Tuning the hyperparameters can improve the quality of your model but it requires a steep learning curve and a lot of trials and errors. As a beginner, it is advised to use default optimized parameters but at the same time, it is good to know how they impact the training of your Car.
- Number of episodes per iteration: Each attempt made by car in training phase is one episode. With Default value, a Car make 20 attempts in one iteration before updating training data to the network.
- Batch Size: Iterations runs in batches. Batch size controls, how many iterations to be completed before updating training data to the network.
- Number of Epochs: Number of times to repeat the batches and send optimized training data to network. Larger number of epochs is acceptable when the batch size is large.
- Learning Rate: Controls the speed your car learns. Large learning rate prevents training data from reaching optimal solution whereas Small learning rate takes longer to learn.
- Entropy: It is a degree of randomness in the Car’s action. Larger the entropy means the more random actions a Car will take for exploration.
- Discount Factor: It is a factor specifies how much of the future reward contributes to the expected rewards. With larger discount factor, Car looks further into the future to consider rewards. With smaller discount factor, Car only consider immediate rewards.
Take a quick look at hyperparameters:
|Hyperparamter||Advantage of higher values||Disadvantage of higher values||Default|
|Batch Size||More stable updates||Slower training||64|
|Number of Epochs||More stable updates||Slower training||10|
|Learning Rate||Car learns faster||May struggle to converge||0.0003|
|Entropy||More experimental may lead to better results||May struggle to converge||0.01|
|Discount Factor||Model looks farther out||Slower training||0.999|
|Episodes||Improves model stability||Slower training||20|
When i started making my first model, I thought that i will make my first model as master piece. I selected max out configuration i.e. max speed 4m/s and maximum action spaces and training period as 2 hours. It failed miserably. It was not able to finish the track even in 2 hours training period and the reward graphs were all going in wrong direction.
After that I used the model configuration and reward function as mentioned in the post and able to finish the track in 60 min training time.

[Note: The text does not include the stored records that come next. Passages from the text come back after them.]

__device__ __forceinline__ void out_proj_epilogue(const AttnTc& p, uint8_t* Qs, uint8_t* Vs, float* xsum, float* xsq,
                                               const float* sop, uint32_t tacc, uint64_t* proj_full, uint64_t* w_full,
                                               uint32_t ph, int r, int part, int quarter, int row0, int n_own) {
  mbar_wait2(proj_full, ph, w_full, ph);
  tc_fence_after();
  float ln_sum = 0.f, ln_sq = 0.f;
#pragma unroll 1
  for (int c = part * 32; c < p.hd; c += 64) {
    uint32_t raw[32];
    tmem_ld32(tacc + c, raw);
    uint8_t* blk = Vs + (c >> 6) * OPB;
    uint4 ax[4];
#pragma unroll
    for (int j = 0; j < 4; ++j)
      if (c + 8 * j < p.hd) ax[j] = *reinterpret_cast<const uint4*>(blk + sw128(r, (c & 63) + 8 * j));
// ... 20 lines not shown
  for (int c = part * 32; c < p.hd; c += 64) {
#pragma unroll
    for (int j = 0; j < 4; ++j) {
      if (c + 8 * j >= p.hd) break;
      const uint32_t off = (c >> 6) * OPB + sw128(r, (c & 63) + 8 * j);
      *reinterpret_cast<uint4*>(Qs + off) =
          lnf_apply8(*reinterpret_cast<const uint4*>(Vs + off), rstd, nb, sop + TILE + c + 8 * j, sop + 2 * TILE + c + 8 * j);
    }
  }
  if (part == 0 && r < n_own && p.ln_stats) *reinterpret_cast<float2*>(p.ln_stats + 2 * (size_t)(row0 + r)) = make_float2(mean, rstd);
  named_bar_sync_a(9, 256);
  store_staged_rows(p.op_r, p.ldr, row0, 0, Vs, p.hd, n_own, threadIdx.x);
  store_staged_rows(p.op_y, p.ldy, row0, 0, Qs, p.hd, n_own, threadIdx.x);
}
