template <int WAVES>
__global__ __launch_bounds__(WAVES * 64) void k_decoder_cross_attn(
    const float* __restrict__ geo_ctx, const float* __restrict__ max_geo, const float* __restrict__ qloc,
    const float* __restrict__ cloc, const float* __restrict__ lo, const float* __restrict__ hi,
    const float* __restrict__ gaussB, const float* __restrict__ Q1, const float* __restrict__ K1,
    const float* __restrict__ Kv, const float4* __restrict__ Wpack, int nq, int nc, float* __restrict__ out,
    float* __restrict__ stat_m, float* __restrict__ stat_l) {
    __shared__ float4 sW[3 * 16 * 64];
    __shared__ float4 sQ1[16];
    __shared__ float4 sB[3][2][4];
    __shared__ float sRed[3][WAVES][DA_D];
    const int qi = blockIdx.x, b = blockIdx.y;
    const int tid = threadIdx.x, lane = tid & 63, w = tid >> 6, g = lane >> 4, j = lane & 15;
    for (int t = tid; t < 3 * 16 * 64; t += WAVES * 64) sW[t] = Wpack[t];
    if (tid < 16) sQ1[tid] = *reinterpret_cast<const float4*>(Q1 + ((size_t)b * nq + qi) * DA_D + tid * 4);
    if (tid >= 64 && tid < 64 + 24) {
        const int e = tid - 64, axis = e >> 3, half = (e >> 2) & 1, gg = e & 3;
        sB[axis][half][gg] = *reinterpret_cast<const float4*>(gaussB + axis * 32 + half * 16 + 4 * gg);
    }
    geo_ctx += ((size_t)b * nq + qi) * nc;
    cloc += (size_t)b * nc * 3;
    K1 += (size_t)b * nc * DA_D;
    Kv += (size_t)b * nc * DA_D;
    const float mg = max_geo[(size_t)b * nq + qi];
    const float qx = qloc[((size_t)b * nq + qi) * 3 + 0], qy = qloc[((size_t)b * nq + qi) * 3 + 1],
                qz = qloc[((size_t)b * nq + qi) * 3 + 2];
    const float lx = lo[b * 3 + 0], ly = lo[b * 3 + 1], lz = lo[b * 3 + 2];
    const float sx = hi[b * 3 + 0] - lx, sy = hi[b * 3 + 1] - ly, sz = hi[b * 3 + 2] - lz;
    float sm[4][4], sl[4][4], sa[4][4];
#pragma unroll
    for (int rb = 0; rb < 4; rb++)
#pragma unroll
        for (int r = 0; r < 4; r++) {
            sm[rb][r] = -3.0e38f;
// ... 78 lines not shown
                    const float corr = __expf(sm[rb][r] - mn), p = __expf(x - mn);
                    sl[rb][r] = sl[rb][r] * corr + p;
                    sa[rb][r] = sa[rb][r] * corr + p * val;
                    sm[rb][r] = mn;
                }
            }
            __builtin_amdgcn_sched_barrier(0);
        }
    }
#pragma unroll
    for (int rb = 0; rb < 4; rb++)
#pragma unroll
        for (int r = 0; r < 4; r++) {
            const float m = da_row_max(sm[rb][r]);
            if (j == 0) sRed[0][w][rb * 16 + 4 * g + r] = m;
        }
    __syncthreads();
    if (tid < DA_D) {
        float m = sRed[0][0][tid];
#pragma unroll
        for (int u = 1; u < WAVES; u++) m = fmaxf(m, sRed[0][u][tid]);
        sRed[0][0][tid] = m;
    }
    __syncthreads();
#pragma unroll
    for (int rb = 0; rb < 4; rb++)
#pragma unroll
        for (int r = 0; r < 4; r++) {
            const int c = rb * 16 + 4 * g + r;
            const float f = __expf(sm[rb][r] - sRed[0][0][c]);
            const float l = da_row_sum(sl[rb][r] * f), a = da_row_sum(sa[rb][r] * f);
            if (j == 0) {
                sRed[1][w][c] = l;
                sRed[2][w][c] = a;
            }
        }
    __syncthreads();
    if (tid < DA_D) {
        float L = 0.f, A = 0.f;
#pragma unroll
        for (int u = 0; u < WAVES; u++) {
            L += sRed[1][u][tid];
            A += sRed[2][u][tid];
        }
        out[((size_t)b * nq + qi) * DA_D + tid] = A / L;
        if (stat_m) {
            stat_m[((size_t)b * nq + qi) * DA_D + tid] = sRed[0][0][tid];
            stat_l[((size_t)b * nq + qi) * DA_D + tid] = L;
        }
    }
}

#define DA_WPACK_F32 (3 * 16 * 64 * 4)
#define DA_WPACK_BF3_U4 (3 * 4 * 2 * 3 * 64)
__device__ __forceinline__ void da_split3(float x, unsigned& h, unsigned& m, unsigned& l) {
    h = __float_as_uint(x) & 0xffff0000u;
    const float r1 = x - __uint_as_float(h);
    m = __float_as_uint(r1) & 0xffff0000u;
    l = __float_as_uint(r1 - __uint_as_float(m));
}
typedef __bf16 da_bf16x8 __attribute__((ext_vector_type(8)));
typedef unsigned da_u32x4 __attribute__((ext_vector_type(4)));
struct DaPieces {
    da_u32x4 p[2][3];
};
__device__ __forceinline__ void da_split_pack(const float (&x)[4][4], DaPieces& P) {
#pragma unroll
    for (int h = 0; h < 2; h++) {
        unsigned pc[3][8];
#pragma unroll
        for (int e = 0; e < 8; e++) da_split3(x[2 * h + (e >> 2)][e & 3], pc[0][e], pc[1][e], pc[2][e]);
#pragma unroll
        for (int piece = 0; piece < 3; piece++)
#pragma unroll
            for (int i = 0; i < 4; i++)
                P.p[h][piece][i] = __builtin_amdgcn_perm(pc[piece][2 * i + 1], pc[piece][2 * i], 0x07060302u);
    }
}
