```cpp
int nd4_gemm(nd4hip_handle* h, bool transA, bool transB, int64_t M, int64_t N, int64_t K,
             double alpha, const double* A, int64_t lda, int64_t sA,
             const double* B, int64_t ldb, int64_t sB,
             double beta, double* C, int64_t ldc, int64_t sC, int64_t batch) {
  if (M <= 0 || N <= 0 || batch <= 0) return 0;
  ND4_CHECK_ARG(K >= 0 && M < (1 << 30) && N < (1 << 30) && K < (1 << 30), "nd4_gemm: extent out of range");
  ND4_CHECK_ARG(batch <= 65535, "nd4_gemm: batch %lld exceeds 65535 per launch", (long long)batch);
  GemmArgs g;
  g.A = A; g.B = B; g.C = C; g.M = (int)M; g.N = (int)N; g.K = (int)K;
  g.lda = lda; g.ldb = ldb; g.ldc = ldc; g.sA = sA; g.sB = sB; g.sC = sC;
  g.alpha = alpha; g.beta = beta; g.lower = 0; g.kchunk = 0; g.Cpart = nullptr;
  g.tiles_m = (int)((M + BM - 1) / BM); g.tiles_n = (int)((N + BN - 1) / BN);
  ND4_CHECK_ARG((int64_t)g.tiles_m * g.tiles_n < (1ll << 31), "nd4_gemm: too many tiles");
  if (smallk_ok(g, transA)) return transB ? launch_smallk<true>(h, g, batch) : launch_smallk<false>(h, g, batch);
  Nd4WsScope scope(h);
  const int64_t tiles = (int64_t)g.tiles_m * g.tiles_n * batch;
  int nsplit = 1;
  if (tiles <= 160 && K >= 512) {
    int64_t want = 384 / tiles;
    if (want > K / 256) want = K / 256;
    if (want > 32) want = 32;
    if (want >= 2) {
      int64_t kc = ((K + want - 1) / want + BK - 1) / BK * BK;
      nsplit = (int)((K + kc - 1) / kc);
      void* p = nullptr;
      ND4_TRY(nd4_ws_alloc(h, sizeof(double) * (size_t)nsplit * (size_t)batch * (size_t)M * (size_t)N, &p));
      g.kchunk = (int)kc; g.Cpart = static_cast<double*>(p);
    }
  }
  auto even = [](int64_t v) { return (v & 1) == 0; };
  auto al16 = [](const void* p) { return (reinterpret_cast<uintptr_t>(p) & 15) == 0; };
  const bool vec = al16(A) && al16(B) && even(lda) && even(ldb) && even(sA) && even(sB) &&
                   even(transA ? M : K) && even(transB ? K : N);
  if (transA) ND4_TRY((transB ? launch<true, true>(h, g, vec, batch) : launch<true, false>(h, g, vec, batch)));
  else        ND4_TRY((transB ? launch<false, true>(h, g, vec, batch) : launch<false, false>(h, g, vec, batch)));
  if (g.kchunk > 0) {
    hipLaunchKernelGGL(dgemm_splitk_reduce, dim3((unsigned)((M * N + 255) / 256), (unsigned)batch), dim3(256), 0, h->stream,
                       g.Cpart, nsplit, (long)batch * M * N, (int)M, (int)N, alpha, beta, C, (long)ldc, (long)sC);
    ND4_HIP(hipGetLastError());
  }
  return 0;
}

int nd4_syrk_lower(nd4hip_handle* h, int64_t N, int64_t K, double alpha, const double* A, int64_t lda, int64_t sA,
                   double beta, double* C, int64_t ldc, int64_t sC, int64_t batch) {
  return nd4_gemm_nt_lower(h, N, K, alpha, A, lda, sA, A, lda, sA, beta, C, ldc, sC, batch);
}
int nd4_gemm_nt_lower(nd4hip_handle* h, int64_t N, int64_t K, double alpha, const double* A, int64_t lda, int64_t sA,
                      const double* B, int64_t ldb, int64_t sB, double beta, double* C, int64_t ldc, int64_t sC, int64_t batch) {
  if (N <= 0 || batch <= 0) return 0;
  ND4_CHECK_ARG(K >= 0 && N < (1 << 30) && K < (1 << 30), "nd4_gemm_nt_lower: extent out of range");
  ND4_CHECK_ARG(batch <= 65535, "nd4_gemm_nt_lower: batch %lld exceeds 65535 per launch", (long long)batch);
  GemmArgs g;
  g.A = A; g.B = B; g.C = C; g.M = (int)N; g.N = (int)N; g.K = (int)K;
  g.lda = lda; g.ldb = ldb; g.ldc = ldc; g.sA = sA; g.sB = sB; g.sC = sC;
  g.alpha = alpha; g.beta = beta; g.lower = 1; g.kchunk = 0; g.Cpart = nullptr;
  if (smallk_ok(g, false)) return launch_smallk<true>(h, g, batch);
  g.tiles_m = (int)((N + BM - 1) / BM); g.tiles_n = g.tiles_m;
  auto ok = [](const double* p, int64_t ld, int64_t st) { return (reinterpret_cast<uintptr_t>(p) & 15) == 0 && (ld & 1) == 0 && (st & 1) == 0; };
  const bool vec = ok(A, lda, sA) && ok(B, ldb, sB) && (K & 1) == 0;
  return launch<false, true>(h, g, vec, batch);
}
```

Baseline: 68000 GFLOP/s.

## Software-pipeline LDS fragment reads against MFMA in dgemm main loop

Restructures the dgemm inner loop so LDS fragment reads for the next k-substep are issued before the MFMAs of the current one, using double register fragments and sched_barriers. The global prefetch now runs one tile further ahead, issued right after the barrier. The loop is unrolled by two so buffer indices are compile-time constants. The epilogue is specialized on whether beta is zero and uses precomputed base pointers. This aims to hide LDS latency behind MFMA, at the cost of more registers and removal of the setprio hints.

```diff
diff --git a/nd4js_amd/csrc/gemm.hip b/nd4js_amd/csrc/gemm.hip
--- a/nd4js_amd/csrc/gemm.hip
+++ b/nd4js_amd/csrc/gemm.hip
@@ -81,6 +81,22 @@
     *reinterpret_cast<d2*>(S + (t >> 4) * LDK + q * 32 + ((t & 15) << 1)) = r[q];
 }
 
+template <bool FULL, bool BETA>
+__device__ __forceinline__ void store_c(const d4 (&acc)[4][4], double* __restrict__ c0, long ldc, int rows, int cols, double alpha, double beta) {
+#pragma unroll
+  for (int i = 0; i < 4; i++)
+#pragma unroll
+    for (int j = 0; j < 4; j++)
+#pragma unroll
+      for (int r = 0; r < 4; r++)
+        if (FULL || (i * 16 + 4 * r < rows && j * 16 < cols)) {
+          double* c = c0 + (long)(i * 16 + 4 * r) * ldc + j * 16;
+          double v = alpha * acc[i][j][r];
+          if (BETA) v += beta * *c;
+          *c = v;
+        }
+}
+
 template <bool TA, bool TB, bool VEC, bool FULL>
 __global__ __launch_bounds__(256, 2) void dgemm_kernel(GemmArgs g) {
   __shared__ __attribute__((aligned(16))) double lds[4 * TILE];
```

I, then increased the max-speed from 1m/s to 1.5m/s and able to finish the reInvent:2018 track in ~19 seconds.
- Make you model with above example.
- Learn from the reward graph and simulator video.
- Take one step at a time say increase the max-speed from 1m/s to 1.5m/s and train again.
- Continue to progress…
Thanks for Reading. I am still in learning phase of AWS DeepRacer and keep updating this post based on my new findings.